When I was little I used to think adults were crabby.
Old people especially–like my grandfather. I remember him chasing me away from his knee because I was in the view of the television set. In my memories he was a cranky old man who never smiled at me until he was sick in a nursing home–which became the moment that my 10-year old self realized something was terribly wrong with him because he NEVER smiled at me…so if he was smiling, something weird was up. He died a few weeks later.
Now that I’m older–I’m not my grandfather’s age but 8-plus years of cancer treatments has aged my body more than usual for 47–I get a sense of what might have been part of Grampa’s problem. He didn’t feel well. And when you don’t feel well, whatever your age–but especially as your body breaks down–you feel, to overuse a word–crabby.

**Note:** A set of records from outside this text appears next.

template <int H, int NW, int NV0, int NS2, int CHQ, int PAD, int MODE, int XD = 4, bool PF4 = false>
__global__ void __launch_bounds__(NW * 64) lstm_static4_kernel(const LstmParams p) {
  FNSSL_GUARDED_KERNEL(p);
  constexpr int NS = H / 16, NP = NS / 4;
  constexpr int NB = NV0 + NS;
  constexpr bool HAS2 = (MODE & kHas2) != 0, SUM = (MODE & kSum) != 0;
  static_assert(!(MODE & kHas1) && HAS2 == (NS2 > 0) && NS % 4 == 0 && NS2 <= 1, "modes");
  constexpr int QPS = 1 + NV0 + NS2 + NS;
  constexpr int VQ = QPS + PAD;
  static_assert(VQ % CHQ == 0, "chunks must tile the (padded) slice quad");
  constexpr int CH = 16 * CHQ;
  constexpr int M = (CH + NW - 1) / NW;
  static_assert(PAD < CHQ, "a chunk of padding only would have no operand load to count the DMA by");
  extern __shared__ __attribute__((aligned(16))) char smem[];

  const WaveSeq<H, NW, 1, HAS2, SUM> pl(p);
  const int lane = pl.lane, w = pl.w;
  const rsrc_t rzero = __builtin_amdgcn_make_buffer_rsrc(const_cast<float*>(p.out), 0, 0, 0x00020000);

  const unsigned lds0 = (unsigned)(uintptr_t)smem;
  char* const lds_rd = smem + lane * 16;
  int dslot = 0, rslot = 0;
  int src_rec = 0;
  int src_vq = 0;
  auto issue_dma = [&]() {
#pragma unroll
    for (int m = 0; m < M; ++m) {
      const int r = w + m * NW;
      if (r < CH && src_vq * 16 + r < QPS * 16) {
        const unsigned soff = (unsigned)(src_rec + r) * 1024u;
        const unsigned ld = lds0 + (unsigned)(dslot * CH + r) * 1024u;
        asm volatile("s_mov_b32 m0, %2\n\ts_nop 0\n\tbuffer_load_dwordx4 %0, %1, %3 offen lds" ::"v"(pl.vlane), "s"(pl.rw),
                     "s"(__builtin_amdgcn_readfirstlane(ld)), "s"(__builtin_amdgcn_readfirstlane(soff))
                     : "memory");
      }
    }
    dslot ^= 1;
    src_vq += CHQ;
    src_rec += CH;
    if (src_vq == VQ) {
      src_vq = 0;
      src_rec -= PAD * 16;
      if (src_rec == NP * QPS * 16) src_rec = 0;
    }
  };
  issue_dma();
  asm volatile("s_waitcnt vmcnt(0)\n\ts_barrier" ::: "memory");
  issue_dma();
  const char* cb = lds_rd;
  auto rec = [&](auto ql, int j) { return *reinterpret_cast<const v4f*>(cb + decltype(ql)::value * 16384 + j * 1024); };
  v4f a0 = rec(ic<0>{}, 0), a1 = rec(ic<0>{}, 1);

  const v4f zero4 = v4f{0.f, 0.f, 0.f, 0.f};
  v4f acc[4][4];

  auto ring_step = [&](auto qi_c) {
    constexpr int QL = decltype(qi_c)::value % CHQ;
    if constexpr (QL + 1 < CHQ) {
      a0 = rec(ic<QL + 1>{}, 0);
      a1 = rec(ic<QL + 1>{}, 1);
    }
  };
  auto ring_end = [&](auto qi_c) {
    constexpr int QI = decltype(qi_c)::value, QL = QI % CHQ;
    if constexpr (QL + 1 == CHQ) {
      constexpr int K = static4_blocks_in_chunk(QI, CHQ, NV0, NS2, NS);
#ifdef FNSSL_BUILD_ABLATE
      asm volatile("s_waitcnt vmcnt(0)" ::: "memory");
#else
      if constexpr (K >= 3)
        asm volatile("s_waitcnt vmcnt(3)" ::: "memory");
      else if constexpr (K == 2)
        asm volatile("s_waitcnt vmcnt(2)" ::: "memory");
      else if constexpr (K == 1)
        asm volatile("s_waitcnt vmcnt(1)" ::: "memory");
      else
        asm volatile("s_waitcnt vmcnt(0)" ::: "memory");
#endif
      asm volatile("s_waitcnt lgkmcnt(0)\n\ts_barrier" ::: "memory");
      issue_dma();
      rslot ^= 1;
      cb = lds_rd + rslot * (CH * 1024);
      a0 = rec(ic<0>{}, 0);
      a1 = rec(ic<0>{}, 1);
    }
  };
#define SQUAD4(QI, B0, B1, B2, B3)                                                \
  do {                                                                            \
    const v4f a2_ = rec(ic<(QI) % CHQ>{}, 2), a3_ = rec(ic<(QI) % CHQ>{}, 3);     \
    __builtin_amdgcn_sched_barrier(0);                                            \
    MFMA4(acc[0], a0, B0);                                                        \
    MFMA4(acc[0], a1, B1);                                                        \
    const v4f b0_ = rec(ic<(QI) % CHQ>{}, 4), b1_ = rec(ic<(QI) % CHQ>{}, 5);     \
    __builtin_amdgcn_sched_barrier(0);                                            \
    MFMA4(acc[0], a2_, B2);                                                       \
    MFMA4(acc[0], a3_, B3);                                                       \
    const v4f b2_ = rec(ic<(QI) % CHQ>{}, 6), b3_ = rec(ic<(QI) % CHQ>{}, 7);     \
    __builtin_amdgcn_sched_barrier(0);                                            \
    MFMA4(acc[1], b0_, B0);                                                       \
    MFMA4(acc[1], b1_, B1);                                                       \
    const v4f c0_ = rec(ic<(QI) % CHQ>{}, 8), c1_ = rec(ic<(QI) % CHQ>{}, 9);     \
    __builtin_amdgcn_sched_barrier(0);                                            \
    MFMA4(acc[1], b2_, B2);                                                       \
    MFMA4(acc[1], b3_, B3);                                                       \
    const v4f c2_ = rec(ic<(QI) % CHQ>{}, 10), c3_ = rec(ic<(QI) % CHQ>{}, 11);   \
    __builtin_amdgcn_sched_barrier(0);                                            \
    MFMA4(acc[2], c0_, B0);                                                       \
    MFMA4(acc[2], c1_, B1);                                                       \
    const v4f d0_ = rec(ic<(QI) % CHQ>{}, 12), d1_ = rec(ic<(QI) % CHQ>{}, 13);   \
    __builtin_amdgcn_sched_barrier(0);                                            \
    MFMA4(acc[2], c2_, B2);                                                       \
    MFMA4(acc[2], c3_, B3);                                                       \
    const v4f d2_ = rec(ic<(QI) % CHQ>{}, 14), d3_ = rec(ic<(QI) % CHQ>{}, 15);   \
    __builtin_amdgcn_sched_barrier(0);                                            \
    MFMA4(acc[3], d0_, B0);                                                       \
    MFMA4(acc[3], d1_, B1);                                                       \
    ring_step(ic<(QI)>{});                                                        \
    __builtin_amdgcn_sched_barrier(0);                                            \
    MFMA4(acc[3], d2_, B2);                                                       \
    MFMA4(acc[3], d3_, B3);                                                       \
    ring_end(ic<(QI)>{});                                                         \
  } while (0)
#define SQUAD4_1(QI, B0)                                                                          \
  do {                                                                                            \
    const v4f b0_ = rec(ic<(QI) % CHQ>{}, 4), c0_ = rec(ic<(QI) % CHQ>{}, 8), d0_ = rec(ic<(QI) % CHQ>{}, 12); \
    MFMA4(acc[0], a0, B0);                                                                        \
    MFMA4(acc[1], b0_, B0);                                                                       \
    MFMA4(acc[2], c0_, B0);                                                                       \
    MFMA4(acc[3], d0_, B0);                                                                       \
    ring_step(ic<(QI)>{});                                                                        \
    ring_end(ic<(QI)>{});                                                                         \
  } while (0)

  OperandRing<XD, NV0, NS> ops;
  ops.prime(pl.rx0, pl.vo0, (pl.rev ? p.nsteps - 1 : 0) * pl.st0);

  for (int step = 0; step < p.nsteps; ++step) {
    const unsigned tt = pl.rev ? p.nsteps - 1 - step : step;
    const unsigned ttn = step + 1 < p.nsteps ? (pl.rev ? tt - 1 : tt + 1) : tt;
    const unsigned o0 = tt * pl.st0, o2 = tt * pl.st2, oo = tt * pl.sto, ok = tt * pl.stk;
    const unsigned op = (pl.rev ? tt + 1 : tt - 1) * pl.sto;
    const rsrc_t rh = step > 0 ? pl.ro : rzero;
    float xs2 = 0.f;
    if (NS2) xs2 = bld1(pl.rx2, pl.vo2, o2);

    for (int pr = 0; pr < NP; ++pr) {
      const int s0 = 4 * pr;
#ifdef FNSSL_BUILD_ABLATE
      const bool skip_ring = (p.ablate & 2) != 0;
#else
      constexpr bool skip_ring = false;
#endif
      v4f cprev = zero4, skipv = zero4;
      v4f cpf[PF4 ? 4 : 1], skf[PF4 ? 4 : 1];
      if constexpr (PF4) static_for<4>([&](auto s_) { cpf[s_.value] = zero4; skf[s_.value] = zero4; });
      const bool last = pr + 1 == NP;
      const unsigned nx = (last ? ttn : tt) * pl.st0;
      acc[0][0] = a0;
      acc[0][1] = a1;
      static_for<14>([&](auto j) {
        constexpr int J = decltype(j)::value + 2;
        acc[J / 4][J % 4] = rec(ic<0>{}, J);
      });
      ring_step(ic<0>{});
      ring_end(ic<0>{});
      static_for<NB>([&](auto bc) {
        constexpr int B = decltype(bc)::value;
        constexpr int QI = B < NV0 ? 1 + B : 1 + NS2 + B;
        if constexpr (NS2 > 0 && B == NV0) SQUAD4_1(1 + NV0, xs2);
        const v4f ob = ops.get(bc);
        if (!skip_ring) ops.request(bc, pl.rx0, pl.vo0, o0, nx, rh, pl.voo, op);
        if constexpr (!PF4 && B == NB - 4) {
          if (step > 0) cprev = bld4(pl.rc, pl.vlane, s0 * 1024);
          if (SUM) skipv = bld4(pl.rsk, pl.vok, ok + 64 * s0);
        }
        if constexpr (PF4 && B == NB - 3) {
          static_for<4>([&](auto s_) {
            constexpr int S = decltype(s_)::value;
            if (step > 0) cpf[S] = bld4(pl.rc, pl.vlane, (s0 + S) * 1024);
            if (SUM) skf[S] = bld4(pl.rsk, pl.vok, ok + 64 * (s0 + S));
          });
        }
        SQUAD4(QI, ob.x, ob.y, ob.z, ob.w);
      });
      static_for<PAD>([&](auto u) {
        ring_step(ic<QPS + decltype(u)::value>{});
        ring_end(ic<QPS + decltype(u)::value>{});
      });
      static_for<4>([&](auto sc) {
        constexpr int S = decltype(sc)::value;
        if constexpr (PF4) {
          cell_step(pl, acc[S], cpf[S], skf[S], (s0 + S) * 1024, oo + 64 * (s0 + S));
        } else {
          cell_step(pl, acc[S], cprev, skipv, (s0 + S) * 1024, oo + 64 * (s0 + S), [&] {
            if constexpr (S < 3) {
              if (step > 0) cprev = bld4(pl.rc, pl.vlane, (s0 + S + 1) * 1024);
              if (SUM) skipv = bld4(pl.rsk, pl.vok, ok + 64 * (s0 + S + 1));
            }
          });
        }
      });
    }
  }
  asm volatile("s_waitcnt vmcnt(0)" ::: "memory");
#undef SQUAD4
#undef SQUAD4_1
}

I was trying to explain this to my kids: why some adults just seem crabby. After explaining in junior-high terms the body-related-issues that can cause extended bad moods in elders, we stumbled into adult behavior in general. Like why some adults stop speaking to each other. And why some adults stop being friends.
I tried my hardest not to over-talk it. My kids are of different ages, and there’s a vast wasteland of comprehension between a 13 year old boy and a newly-minted 10 year old girl. But I wanted them to understand a few things because we are dealing with a bit of this in our family world now, and having been a kid myself, I still remember how confusing the adults in my life were to me. I would have liked a “Teacher’s Guide To Old Person Behaviors” or something to clue me in on what I considered “weirdness”.
“Here’s the thing,” I began, with my husband by me for support and occasional “yes that’s right”s–”sometimes grown-ups stop getting along. It’s nobody’s fault, they just stop seeing things the same way.” My kids looked at me with that, so-why-don’t-they-just-agree-to-disagree’ look–with a like-you-tell-us to-do-with-our-friends eyebrow, to complete the unspoken question.
“Adults,” I continued, “don’t have to agree-to-disagree. Some adults need to be right. So if you say, “I don’t think you’re right,” they get angry.”
“That’s dumb,” one of them said.
“Yeah, maybe–but it’s also the way it goes,” I said. “Adults don’t have to follow social rules like we make you two do–they can do pretty much what they want. And if I, for example, feel like I’m right–and someone I know thinks I’m wrong–we have two choices: we can agree to disagree, or we can stand our ground. If we do the second one, we need to take a break from each other.”
“Why?” a pubescent voice asked.
“Because when adults can’t agree to disagree, adults need to take a break from each other.”
“For how long?” the other one wanted to know.
“For as long as it takes.” I answered, insecurely. That was a lame answer I thought but I didn’t know what else to say. Because I didn’t know myself.
I took another stab at it. “The thing about being an adult is that the answers to life’s big questions have to come from within. Instead of asking your mom or dad for guidance on how to behave, you have to decide for yourself.” I was wrapping it up now because this talk was getting long–and involved–and on a school night, no less: on a school night I never know if these two are actually interested in what I’m saying or just letting me talk so bedtime can be later than usual (I used to do that and it worked all the time.)
“Here’s one thing you can be sure of,” I told them as I scooted them off to their rooms, “if adults take breaks from each other, it doesn’t mean it’s forever. And it isn’t always a bad thing. It just means they’re trying to work it out–”
“It doesn’t feel like that’s what they’re doing,” said my son.
“I know, but that’s not your worry.” I assured him. “You’re just a kid, you’re not supposed to get this–”
I turned out their bedroom lights, blew them kisses and walked down the hall to my own room thinking, Hell I’m an adult and I don’t get it sometimes, either.